- _TASK REQUIREMENTS_:
Report all lines from the entries below in which "advance" appears.
+++++
+template <int OP>
+__global__ __launch_bounds__(BLOCK) void k_csr_vcode(CsrArgs a)
+{
+    static_assert(OP != OP_JACOBI && OP != OP_L1DIAG, "transfer-operator kernel");
+    if (a.stop && *a.stop) return;
+    constexpr int NJ = VC_CAP / 256;
+    __shared__ __attribute__((aligned(16))) double   tab[VC_MAXV];
+    __shared__ __attribute__((aligned(16))) unsigned sw_all[4 * VC_CAP];
+    __shared__ double red[4];
+    const int lane = threadIdx.x & 63, wave = __builtin_amdgcn_readfirstlane(threadIdx.x >> 6);
+    for (int i = threadIdx.x; i < a.vc_nv; i += BLOCK) tab[i] = a.vc_tab[i];
+    __syncthreads();
+    unsigned* sw = sw_all + wave * VC_CAP;
+    const int      obits = a.vc_obits;
+    const unsigned omask = (1u << obits) - 1u;
+    const int vmax = tile_vmax(a);
+    const int G = gridDim.x;
+    double dotacc = 0.0;
+
+    auto advance = [&](int& v, int& r0, int& nr) {
+        for (;;) {
+            r0 = -1; nr = 0;
+            if (v >= vmax) return;
+            const int t = tile_of(a, v);
+            v += G;
+            if (t >= a.ntiles) continue;
+            const int rr = (t + a.tile0) * BLOCK + wave * 64;
+            if (rr >= a.nrow) continue;
+            r0 = rr; nr = min(64, a.nrow - rr);
+            return;
+        }
+    };
+    auto load_meta = [&](int r0, int nr, int& len, int& first, int& base) {
+        len = first = base = 0;
+        if (r0 < 0) return;
+        if (lane < nr) len = a.vc_rlen[r0 + lane];
+        const int t = r0 >> 6;
+        first = a.vc_meta[2 * t]; base = a.vc_meta[2 * t + 1];
+    };
+    auto span = [&](int r0, int len, int first, int& s0, int& k1, int& kb) {
+        s0 = k1 = kb = 0;
+        if (r0 < 0) return;
+        const int incl = wave_scan_incl(len, lane);
+        s0 = first & ~3;
+        k1 = first + __builtin_amdgcn_readlane(incl, 63);
+        kb = first + incl - len;
+    };
+    u32x4_t q[NJ];
+    auto stage_load = [&](int s0, int k1) {
+        const int n = k1 - s0;
+        if (n > VC_CAP) return;
+        const u32x4_t* p = reinterpret_cast<const u32x4_t*>(a.vc_code + s0);
+#pragma unroll
+        for (int j = 0; j < NJ; ++j)
+            if ((lane + 64 * j) * 4 < n) q[j] = __builtin_nontemporal_load(p + lane + 64 * j);
+    };
+    auto stage_store = [&](int s0, int k1) {
+        const int n = k1 - s0;
+        if (n > VC_CAP) return;
+#pragma unroll
+        for (int j = 0; j < NJ; ++j)
+            if ((lane + 64 * j) * 4 < n) reinterpret_cast<u32x4_t*>(sw)[lane + 64 * j] = q[j];
+    };
+
+    int v = blockIdx.x;
+    int r0A, nrA, lenA, firstA, baseA, s0A, k1A, kbA;
+    int r0B, nrB, lenB, firstB, baseB, s0B, k1B, kbB;
+    advance(v, r0A, nrA);
+    load_meta(r0A, nrA, lenA, firstA, baseA);
+    advance(v, r0B, nrB);
+    load_meta(r0B, nrB, lenB, firstB, baseB);
+    span(r0A, lenA, firstA, s0A, k1A, kbA);
+    if (r0A >= 0) { stage_load(s0A, k1A); stage_store(s0A, k1A); }
+    wave_order();
+
+    while (r0A >= 0) {
+        const bool fit = (k1A - s0A) <= VC_CAP;
+        const int  r = r0A + lane;
+        const int  len = lenA;
+        const int  o = kbA - s0A;
+        double acc = 0.0;
+        double pre = 0.0;
+        if (lane < nrA) {
+            if (OP == OP_ADD || OP == OP_SUB || OP == OP_AXPY) pre = a.y[r];
+            else if (OP == OP_RESID) pre = a.b[r];
+            else if (OP == OP_MXV_DOT) pre = a.dotv[r];
+        }
+
+        unsigned w[8];
+        int      c[8];
+        double   xv[8];
+        if (fit) {
+#pragma unroll
+            for (int u = 0; u < 8; ++u) {
+                const unsigned ww = sw[(u < len) ? o + u : 0];
+                w[u] = (u < len) ? ww : 0u;
+                c[u] = (u < len) ? baseA + (int)(ww & omask) : 0;
+            }
+#pragma unroll
+            for (int u = 0; u < 8; ++u) xv[u] = __any(u < len) ? a.x[c[u]] : 0.0;
+        }
+
+        span(r0B, lenB, firstB, s0B, k1B, kbB);
+        if (r0B >= 0) stage_load(s0B, k1B);
+        int r0C, nrC, lenC, firstC, baseC;
+        advance(v, r0C, nrC);
+        load_meta(r0C, nrC, lenC, firstC, baseC);
+
+        if (fit) {
+#pragma unroll
+            for (int u = 0; u < 8; ++u) {
+                const double pr = tab[w[u] >> obits] * xv[u];
+                acc = (u < len) ? acc + pr : acc;
+            }
+            for (int j = 8; __any(j < len); j += 8) {
+#pragma unroll
+                for (int u = 0; u < 8; ++u) {
+                    const unsigned ww = sw[(j + u < len) ? o + j + u : 0];
+                    w[u] = (j + u < len) ? ww : 0u;
+                    c[u] = (j + u < len) ? baseA + (int)(ww & omask) : 0;
+                }
+#pragma unroll
+                for (int u = 0; u < 8; ++u) xv[u] = a.x[c[u]];
+#pragma unroll
+                for (int u = 0; u < 8; ++u) {
+                    const double pr = tab[w[u] >> obits] * xv[u];
+                    acc = (j + u < len) ? acc + pr : acc;
+                }
+            }
+        } else {
+            for (int k = kbA; k < kbA + len; ++k) {
+                const unsigned ww = a.vc_code[k];
+                acc += tab[ww >> obits] * a.x[baseA + (int)(ww & omask)];
+            }
+        }
+        if (lane < nrA) {
+            if (OP == OP_MXV) row_epilogue<OP>(a, r, acc, dotacc);
+            else if (OP == OP_RESID) a.y[r] = pre - acc;
+            else if (OP == OP_ADD) a.y[r] = pre + acc;
+            else if (OP == OP_SUB) a.y[r] = pre - acc;
+            else if (OP == OP_AXPY) a.y[r] = pre + acc * a.alpha;
+            else { a.y[r] = acc; dotacc += acc * pre; }
+        }
+
+        wave_order();
+        if (r0B >= 0) stage_store(s0B, k1B);
+        wave_order();
+        r0A = r0B; nrA = nrB; lenA = lenB; firstA = firstB; baseA = baseB; s0A = s0B; k1A = k1B; kbA = kbB;
+        r0B = r0C; nrB = nrC; lenB = lenC; firstB = firstC; baseB = baseC;
+    }
+    if (OP == OP_MXV_DOT) {
+        const double tot = block_sum(dotacc, red);
+        if (threadIdx.x == 0) a.partials[blockIdx.x] = tot;
+    }
+}
+
+}
diff --git a/faspsolver_amd/csrc/solver.hip b/faspsolver_amd/csrc/solver.hip
--- a/faspsolver_amd/csrc/solver.hip
+++ b/faspsolver_amd/csrc/solver.hip
@@ -27,6 +27,7 @@
 #include "kernels2.hip.h"
 #include "kernels3.hip.h"
 #include "kernels4.hip.h"
+#include "kernels5.hip.h"
 #include "small_solvers.hip.h"
 #include "seq_split.hip.h"
 #include "seq_chain.hip.h"
@@ -2099,6 +2100,8 @@
     else if (!std::strcmp(key, "time_cold")) g_time_cold = value;
     else if (!std::strcmp(key, "estream")) g_tune.estream = value;
     else if (!std::strcmp(key, "sell")) g_tune.sell = value;
+    else if (!std::strcmp(key, "vcode")) g_vcode = value;
+    else if (!std::strcmp(key, "vc_bpc")) g_vc_bpc = value;
     else if (!std::strcmp(key, "es_dbg")) g_tune.es_dbg = value;
     else if (!std::strcmp(key, "pcg_dev_beta")) g_tune.pcg_dev_beta = value;
     else if (!std::strcmp(key, "seq_chain_touch")) g_tune.seq_chain_touch = value;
+++++
- _PROBLEM SOLUTION_:
+    auto advance = [&](int& v, int& r0, int& nr) {
+    advance(v, r0A, nrA);
+    advance(v, r0B, nrB);
+        advance(v, r0C, nrC);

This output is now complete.